◆ Your assignment ◆
In the entries below, find the lines that contain the word "shown" and copy them.

Saved data entries
Content starts
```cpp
#define BERN_XIMG_MAX 5
template <int KTC, bool KEEP, bool PRE, bool QW = false>
__global__ __launch_bounds__(QW ? 1024 : 512, 4) void bern_pipe_kernel(DenseArgs a) {
#ifdef IWAE_DENSE_STAMPS
    unsigned long long ds_sum[8] = {0, 0, 0, 0, 0, 0, 0, 0}, ds_prev = 0;
    asm volatile("s_memtime %0\n\ts_waitcnt lgkmcnt(0)" : "=s"(ds_prev)::"memory");
#endif
    extern __shared__ __attribute__((aligned(1024))) char smem[];
    constexpr int NWV = QW ? 16 : 8, ROWS = QW ? 200 : 128;
    constexpr int UNIT = KTC * 4096 + 1024, NPC = 4 * KTC + 1, NIDX = (NPC + NWV - 1) / NWV, NF = 2 * KTC, P = 4;
    const int lane = threadIdx.x & 63, wave = __builtin_amdgcn_readfirstlane(threadIdx.x >> 6);
    const int rho = lane & 15, q = lane >> 4;
    const int tile = QW ? min(wave, 12) : wave;
    const int qw = QW ? wave - 12 : -1;
    const int row = blockIdx.x * ROWS + tile * 16 + rho;
    const bool valid = row < a.M && tile * 16 + rho < ROWS;
    const bool storer = qw <= 0;
    if (QW && qw >= 0) __builtin_amdgcn_s_setprio(3);
    const int rowc = min(row, a.M - 1);
    const int a_off = rho * 64 + ((q ^ hperm(rho >> 2)) * 16);
    const int H = a.Np32 >> 5;
    const size_t gbytes = img_mg_group_bytes(KTC);

    auto dma_group = [&](int g, int buf) {
#pragma unroll
        for (int idx = 0; idx < NIDX; ++idx) {
            const int p = wave + NWV * idx;
            if (p < NPC)
                glds16(a.img + (size_t)g * gbytes + (size_t)p * 1024 + lane * 16,
                       (uint32_t)__builtin_amdgcn_readfirstlane((int)(lds_addr_of(smem + buf * UNIT) + (uint32_t)p * 1024u)));
        }
    };
    constexpr int MGH = (2 * KTC + 3) / 4;
    auto dma_unit = [&](int u, int buf) {
        const char* src = a.img;
        int npc = NPC;
        if (u < MGH) { src = a.pre_img1 + (size_t)u * img_mg_group_bytes(a.pre_KT1); npc = 4 * a.pre_KT1 + 1; }
        else if (u < 2 * MGH) src = a.pre_img2 + (size_t)(u - MGH) * gbytes;
        if (WG_DBG(a, 64) && u < 2 * MGH) return;
#pragma unroll
        for (int idx = 0; idx < NIDX; ++idx) {
            const int p = wave + NWV * idx;
            if (p < npc)
                glds16(src + (size_t)p * 1024 + lane * 16,
                       (uint32_t)__builtin_amdgcn_readfirstlane((int)(lds_addr_of(smem + buf * UNIT) + (uint32_t)p * 1024u)));
        }
    };
    if constexpr (PRE) dma_unit(0, 0);
    else dma_group(0, 0);
    char* lx = smem + 2 * UNIT;
    const int blk_r0 = blockIdx.x * ROWS;
    const int b0 = blk_r0 / a.k, b1 = min(blk_r0 + ROWS - 1, a.M - 1) / a.k;
    constexpr bool ZQ = PRE && QW;
    constexpr int HZ_OFF = 2 * UNIT + 128 + 4096 + 2 * KTC * 1024 + 4096 + 1024;
    float4 ze[8];
    if constexpr (PRE) {
        if (a.zhead) {
            const float* er = a.zeps + (size_t)rowc * a.zldE;
            const int flast = a.zldE - 4;
#pragma unroll
            for (int i = 0; i < 8; ++i) ze[i] = *(const float4*)(er + min(32 * (i >> 1) + 16 * (i & 1) + 4 * q, flast));
        }
    }
    if constexpr (ZQ) {
        if (a.zhead) {
            float* hzf = (float*)(smem + HZ_OFF + (size_t)8 * a.ldXB * 4);
            const int zDp = a.zDp, c4 = zDp >> 2, nimg = b1 - b0 + 1;
            for (int o = threadIdx.x; o < nimg * 2 * c4; o += 64 * NWV) {
                const int img = o / (2 * c4), r = o - img * 2 * c4, arr = r >= c4 ? 1 : 0, c = r - arr * c4;
                const float4 v = *(const float4*)(a.zhead + (size_t)(b0 + img) * a.ldZH + arr * zDp + 4 * c);
                float w[4] = {v.x, v.y, v.z, v.w};
#pragma unroll
                for (int i = 0; i < 4; ++i) w[i] = (4 * c + i < a.zD) ? w[i] : 0.0f;
                *(float4*)(hzf + (size_t)(img * 3 + arr) * zDp + 4 * c) = make_float4(w[0], w[1], w[2], w[3]);
            }
        }
    }
    const int xchunks = (b1 - b0 + 1) * a.ldXB / 8;
    for (int o = threadIdx.x; o < xchunks; o += 64 * NWV) {
        const uint4 v = *(const uint4*)(a.XB + (size_t)b0 * a.ldXB + (size_t)o * 8);
        float4 lo, hi;
        lo.x = bflo(v.x) - 0.5f; lo.y = bfhi(v.x) - 0.5f; lo.z = bflo(v.y) - 0.5f; lo.w = bfhi(v.y) - 0.5f;
        hi.x = bflo(v.z) - 0.5f; hi.y = bfhi(v.z) - 0.5f; hi.z = bflo(v.w) - 0.5f; hi.w = bfhi(v.w) - 0.5f;
        *(float4*)(lx + (size_t)o * 32) = lo;
        *(float4*)(lx + (size_t)o * 32 + 16) = hi;
    }
    const char* lxrow = lx + (size_t)(rowc / a.k - b0) * a.ldXB * 4 + q * 32;
    uint4 bfr[KTC];
    if constexpr (!PRE) {
#pragma unroll
        for (int ks = 0; ks < KTC; ++ks) {
            const uint4 v = *(const uint4*)(a.X + (size_t)rowc * a.ldX + ks * 32 + q * 8);
            bfr[ks] = valid ? v : make_uint4(0, 0, 0, 0);
        }
    } else {
        const int KT1 = a.pre_KT1, ldZ = 32 * KT1;
        uint4 zf[4];
        if (a.zhead) {
            const int zDp = a.zDp;
            const int bimg = min(rowc / a.k, b1);
            const bool dreg = a.zlq_dreg != nullptr;
            auto logsig = [&](const float* sgp, float& s1, float& s2) {
                s1 = 0.0f; s2 = 0.0f;
                for (int d = lane; d < a.zD; d += 64) {
                    const float sg = sgp[d];
                    s1 += log2_raw(sg);
                    if (dreg) s2 += log2_raw(sg + 1e-6f);
                }
                s1 = LN2_F * wave_sum(s1); s2 = LN2_F * wave_sum(s2);
            };
            float hs1 = 0.0f, hs2 = 0.0f;
            const float* hm;
            if constexpr (ZQ) {
                float* hzf = (float*)(smem + HZ_OFF + (size_t)8 * a.ldXB * 4);
                float* hsum = hzf + 8 * 3 * zDp;
                __syncthreads();
                if (wave <= b1 - b0) {
                    float s1, s2;
                    logsig(hzf + (size_t)(wave * 3 + 1) * zDp, s1, s2);
                    if (lane == 0) { hsum[2 * wave] = s1; hsum[2 * wave + 1] = s2; }
                }
                __syncthreads();
                hm = hzf + (size_t)(bimg - b0) * 3 * zDp;
                hs1 = hsum[2 * (bimg - b0)]; hs2 = hsum[2 * (bimg - b0) + 1];
            } else {
                hm = a.zhead + (size_t)bimg * a.ldZH;
                const int ilo = __builtin_amdgcn_readlane(bimg, 0), ihi = __builtin_amdgcn_readlane(bimg, 15);
                float s1, s2;
                logsig(a.zhead + (size_t)ilo * a.ldZH + zDp, s1, s2);
                hs1 = s1; hs2 = s2;
                if (ihi != ilo) {
                    logsig(a.zhead + (size_t)ihi * a.ldZH + zDp, s1, s2);
                    if (bimg != ilo) { hs1 = s1; hs2 = s2; }
                }
            }
            float sz = 0.0f, se = 0.0f, su = 0.0f;
#pragma unroll
            for (int ks = 0; ks < 4; ++ks) {
                zf[ks] = make_uint4(0, 0, 0, 0);
                if (ks < KT1) {
                    float z8[8];
#pragma unroll
                    for (int h = 0; h < 2; ++h) {
                        const int f0 = 32 * ks + 16 * h + 4 * q;
                        const float4 mu4 = *(const float4*)(hm + f0), sg4 = *(const float4*)(hm + zDp + f0);
                        const float4 e4 = ze[2 * ks + h];
                        float ev[4] = {e4.x, e4.y, e4.z, e4.w}, muv[4] = {mu4.x, mu4.y, mu4.z, mu4.w};
                        const float sgv[4] = {sg4.x, sg4.y, sg4.z, sg4.w};
                        if (32 * ks + 16 * h + 16 > a.zD) {
#pragma unroll
                            for (int i = 0; i < 4; ++i) { const bool in = f0 + i < a.zD; ev[i] = in ? ev[i] : 0.0f; muv[i] = in ? muv[i] : 0.0f; }
                        }
#pragma unroll
                        for (int i = 0; i < 4; ++i) {
                            const float z = fmaf(sgv[i], ev[i], muv[i]);
                            sz = fmaf(z, z, sz);
                            se = fmaf(ev[i], ev[i], se);
                            z8[4 * h + i] = z;
                        }
                        if (dreg) {
#pragma unroll
                            for (int i = 0; i < 4; ++i) {
                                const float u2 = (sgv[i] * __builtin_amdgcn_rcpf(sgv[i] + 1e-6f)) * ev[i];
                                su = fmaf(u2, u2, su);
                            }
                        }
                    }
                    const uint4 frag = make_uint4(pack2(z8[0], z8[1]), pack2(z8[2], z8[3]), pack2(z8[4], z8[5]), pack2(z8[6], z8[7]));
                    zf[ks] = valid ? frag : make_uint4(0, 0, 0, 0);
                    if (valid && storer && a.ZPout) *(uint4*)(a.ZPout + (size_t)row * ldZ + ks * 32 + q * 8) = frag;
                }
            }
            sz += __shfl_xor(sz, 16); sz += __shfl_xor(sz, 32);
            se += __shfl_xor(se, 16); se += __shfl_xor(se, 32);
            su += __shfl_xor(su, 16); su += __shfl_xor(su, 32);
            const float cD = 0.5f * LOG2PI_F * (float)a.zD;
            const float lp = -0.5f * sz - cD, lq = -0.5f * se - cD - hs1, lq2 = -0.5f * su - cD - hs2;
            if (q == 0 && valid && storer) { a.zlp[row] = lp; a.zlq[row] = lq; if (dreg) a.zlq_dreg[row] = lq2; }
            if constexpr (QW) {
                if (a.lse_on && q == 0 && storer) {
                    float* lz = (float*)(smem + 2 * UNIT + (size_t)8 * a.ldXB * 4 + 128 + 4096 + 2 * KTC * 1024);
                    lz[tile * 16 + rho] = lp; lz[208 + tile * 16 + rho] = lq; lz[416 + tile * 16 + rho] = lq2;
                }
            }
        } else {
#pragma unroll
            for (int ks = 0; ks < 4; ++ks) {
                zf[ks] = make_uint4(0, 0, 0, 0);
                if (ks < KT1) {
                    const uint4 v = *(const uint4*)(a.pre_Z + (size_t)rowc * ldZ + ks * 32 + q * 8);
                    zf[ks] = valid ? v : make_uint4(0, 0, 0, 0);
                }
            }
        }
        uint4 g1f[KTC];
        auto store_group = [&](uint16_t* Gout, const uint4 (&bout)[KTC], int mg) {
            if (!(valid && storer && Gout) || (QW && qw >= 0)) return;
#pragma unroll
            for (int p2 = 0; p2 < 2; ++p2)
                if (2 * mg + p2 < KTC) *(uint4*)(Gout + (size_t)row * (32 * KTC) + (2 * mg + p2) * 32 + q * 8) = bout[2 * mg + p2];
        };
        auto hidden = [&](auto nb_tag, uint4* bin, auto KTin, int ubase, uint4 (&bout)[KTC], uint16_t* Gout, const char* xch_in, char* xch_out, auto&& first) {
            constexpr int NB = decltype(nb_tag)::value;
            const bool quarter = QW && qw >= 0;
#pragma unroll
            for (int mg = 0; mg < MGH; ++mg) {
                const int u = ubase + mg, buf = u & 1;
                wait_all_vmem();
                __syncthreads();
                dma_unit(u + 1, buf ^ 1);
                if (mg == 0) first(); else store_group(Gout, bout, mg - 1);
                const char* lb = smem + buf * UNIT + a_off;
                const char* lbias = smem + buf * UNIT + KTin * 4096 + q * 16;
                if (quarter) {
                    if (mg == 0 && xch_in) {
#pragma unroll
                        for (int ks = 0; ks < NB; ++ks) bin[ks] = *(const uint4*)(xch_in + ks * 1024 + lane * 16);
                    }
                    const float4 c = *(const float4*)(lbias + 64 * qw);
                    f32x4 acc1 = (f32x4){c.x, c.y, c.z, c.w};
#pragma unroll
                    for (int ks = 0; ks < NB; ++ks)
                        if (ks < KTin) acc1 = mfma16(*(const uint4*)(lb + (ks * 4 + qw) * 1024), bin[ks], acc1);
                    const int ft = 4 * mg + qw, kso = ft >> 1, hh = ft & 1;
                    if (kso < KTC) {
                        const uint2 piece = make_uint2(pack2(tanh_fast(acc1[0]), tanh_fast(acc1[1])), pack2(tanh_fast(acc1[2]), tanh_fast(acc1[3])));
                        *(uint2*)(xch_out + kso * 1024 + lane * 16 + 8 * hh) = valid ? piece : make_uint2(0, 0);
                        if (valid && Gout) *(uint2*)(Gout + (size_t)row * (32 * KTC) + kso * 32 + q * 8 + 4 * hh) = piece;
                    }
                    continue;
                }
                f32x4 acc[4];
#pragma unroll
                for (int t = 0; t < 4; ++t) {
                    const float4 c = *(const float4*)(lbias + 64 * t);
                    acc[t] = (f32x4){c.x, c.y, c.z, c.w};
                }
                lds_pipeline<NB * 4, 4>(
                    [&](int i) { return (i >> 2) < KTin ? *(const uint4*)(lb + i * 1024) : make_uint4(0, 0, 0, 0); },
                    [&](int i, const uint4& av) { if ((i >> 2) < KTin) acc[i & 3] = mfma16(av, bin[i >> 2], acc[i & 3]); });
#pragma unroll
                for (int p2 = 0; p2 < 2; ++p2) {
                    const int kso = 2 * mg + p2;
                    if (kso < KTC) {
                        float v[8];
#pragma unroll
                        for (int j = 0; j < 8; ++j) v[j] = tanh_fast(acc[2 * p2 + (j >> 2)][j & 3]);
                        const uint4 frag = make_uint4(pack2(v[0], v[1]), pack2(v[2], v[3]), pack2(v[4], v[5]), pack2(v[6], v[7]));
                        bout[kso] = frag;
                    }
                }
            }
        };
        char* xch1 = smem + 2 * UNIT + (size_t)8 * a.ldXB * 4 + 128 + 4096;
        char* xch2 = xch1 + KTC * 1024;
        DS_STAMP(0);
        if (WG_DBG(a, 128)) { wait_all_vmem(); return; }
        if (KT1 == 4) hidden(std::integral_constant<int, 4>{}, zf, std::integral_constant<int, 4>{}, 0, g1f, a.pre_G1, nullptr, xch1, [] {});
        else hidden(std::integral_constant<int, 4>{}, zf, KT1, 0, g1f, a.pre_G1, nullptr, xch1, [] {});
        DS_STAMP(1);
        if (WG_DBG(a, 512)) { wait_all_vmem(); return; }
        hidden(std::integral_constant<int, KTC>{}, g1f, std::integral_constant<int, KTC>{}, MGH, bfr, a.pre_G2, xch1, xch2, [&] { store_group(a.pre_G1, g1f, MGH - 1); });
        DS_STAMP(2);
        if (WG_DBG(a, 256)) { wait_all_vmem(); return; }
    }

    f32x4 accA[2], accB[2];
    uint4 st[2];
    float rowacc = 0.0f;
    auto store_s = [&](int h, const uint4& v) {
        if (KEEP && valid && !WG_DBG(a, 32)) *(uint4*)(a.YP + (size_t)row * a.ldYP + 32 * h + 8 * q) = v;
    };
    auto stage = [&](auto masked, auto domfma, f32x4 (&accC)[2], f32x4 (&accN)[2], int h, int bufN, int tbN, float4 (&xq)[2], float4 (&xnx)[2], uint4& sp) {
        constexpr bool MASKED = decltype(masked)::value, MF = decltype(domfma)::value;
        const char* lb = smem + bufN * UNIT + a_off + tbN * 1024;
        uint4 av[P];
        if constexpr (MF) {
            const char* lbias = smem + bufN * UNIT + KTC * 4096 + tbN * 64 + q * 16;
            const float4 c0 = *(const float4*)lbias, c1 = *(const float4*)(lbias + 64);
            accN[0] = (f32x4){c0.x, c0.y, c0.z, c0.w};
            accN[1] = (f32x4){c1.x, c1.y, c1.z, c1.w};
#pragma unroll
            for (int i = 0; i < P; ++i) av[i] = *(const uint4*)(lb + ((i >> 1) * 4 + (i & 1)) * 1024);
        }
        float s_xl = 0.0f, s_al = 0.0f, prod = 1.0f, sv[8] = {0.f, 0.f, 0.f, 0.f, 0.f, 0.f, 0.f, 0.f};
        const int f0 = 32 * h + 4 * q;
        asm volatile("" : "+v"(xq[0].x), "+v"(xq[0].y), "+v"(xq[0].z), "+v"(xq[0].w), "+v"(xq[1].x), "+v"(xq[1].y), "+v"(xq[1].z), "+v"(xq[1].w));
        const float xm8[8] = {xq[0].x, xq[0].y, xq[0].z, xq[0].w, xq[1].x, xq[1].y, xq[1].z, xq[1].w};
        xnx[0] = *(const float4*)(lxrow + (h + 1) * 128); xnx[1] = *(const float4*)(lxrow + (h + 1) * 128 + 16);
#pragma unroll
        for (int c = 0; c < 4; ++c) {
            if (MF && c > 0) asm volatile("" : "+v"(accC[0]), "+v"(accC[1]), "+v"(prod), "+v"(s_al), "+v"(s_xl), "+v"(accN[0]), "+v"(accN[1]));
            else asm volatile("" : "+v"(accC[0]), "+v"(accC[1]), "+v"(prod), "+v"(s_al), "+v"(s_xl));
            const float l0 = (c < 2) ? accC[0][(2 * c) & 3] : accC[1][(2 * c) & 3];
            const float l1 = (c < 2) ? accC[0][(2 * c + 1) & 3] : accC[1][(2 * c + 1) & 3];
// ... 135 lines not shown
    DS_STAMP(4);
    for (; h < H; ++h) {
        const int nh = h + 1, bufN = (nh >> 1) & 1, tbN = (nh & 1) * 2;
        const bool domf = nh < H;
        if (h & 1) boundary(h, domf);
        if (!fullw) {
            if ((h & 1) && q_real(h >> 1)) q_stage(h >> 1, domf && q_real((h >> 1) + 1));
            continue;
        }
        uint4 sp = make_uint4(0, 0, 0, 0);
        if (domf) stage(std::true_type{}, std::true_type{}, accA, accB, h, bufN, tbN, xbq, xbr, sp);
        else stage(std::true_type{}, std::false_type{}, accA, accB, h, bufN, tbN, xbq, xbr, sp);
        accA[0] = accB[0]; accA[1] = accB[1];
        xbq[0] = xbr[0]; xbq[1] = xbr[1];
        if (h & 1) st[1] = sp; else st[0] = sp;
    }
    if (fullw) {
        if (H & 1) { if (H >= 2) store_s(H - 2, st[1]); store_s(H - 1, st[0]); }
        else store_s(H - 1, st[1]);
    } else if ((H & 1) && q_real((H - 1) >> 1)) {
        q_stage((H - 1) >> 1, false);
    }

    DS_STAMP(5);
    float v = rowacc;
    v += __shfl_xor(v, 16);
    v += __shfl_xor(v, 32);
#ifdef IWAE_DENSE_STAMPS
    if (a.stamps && lane == 0) {
        unsigned long long t_;
        asm volatile("s_memtime %0\n\ts_waitcnt lgkmcnt(0)" : "=s"(t_)::"memory");
        ds_sum[6] = t_ - ds_prev;
        for (int i = 0; i < 8; ++i) a.stamps[((size_t)blockIdx.x * NWV + wave) * 8 + i] = ds_sum[i];
    }
#endif
    if constexpr (QW) {
        __syncthreads();
        float* part = (float*)smem;
        if (qw >= 0 && q == 0) part[qw * 16 + rho] = v;
        __syncthreads();
        if (qw == 0) v = part[rho] + part[16 + rho] + part[32 + rho] + part[48 + rho];
        if (qw > 0 && !(PRE && a.lse_on)) return;
    }
    if (q == 0 && valid && storer) a.lpxz[row] = v;
    if constexpr (QW && PRE) {
        if (a.lse_on) {
            float* lz = (float*)(smem + 2 * UNIT + (size_t)8 * a.ldXB * 4 + 128 + 4096 + 2 * KTC * 1024);
            if (q == 0 && storer) lz[624 + tile * 16 + rho] = v;
            __syncthreads();
            const int nimg = ROWS / a.k, b = blockIdx.x * nimg + wave;
            if (wave < nimg && b < a.B) {
                struct Src {
                    const float* lz; int l0; bool made_z, made_lqd;
                    __device__ __forceinline__ float px(const LseArgs&, int s, int) const { return lz[624 + l0 + s]; }
                    __device__ __forceinline__ float px_total(const LseArgs&, int s, int) const { return lz[624 + l0 + s]; }
                    __device__ __forceinline__ float term(const LseArgs& la, int t, int s, int r) const {
                        return (made_z && t == 1) ? lz[l0 + s] : (made_z && t == 2) ? lz[208 + l0 + s] : la.term[t][r];
                    }
                    __device__ __forceinline__ float lq_dreg(const LseArgs& la, int s, int r) const { return made_lqd ? lz[416 + l0 + s] : la.lq_dreg[r]; }
                };
                LseArgs la = a.lse;
                la.gx_local = lz + 832; la.gx_r0 = blockIdx.x * ROWS; la.gx_n = ROWS;
                lse_image(la, b, lane, Src{lz, wave * a.k, a.zhead != nullptr, a.zhead != nullptr && a.zlq_dreg != nullptr});
            }
            if (a.G2W) {
                __syncthreads();
// ... 2731 lines not shown
```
Content ends
◆ The completed task ◆
// ... 135 lines not shown
// ... 2731 lines not shown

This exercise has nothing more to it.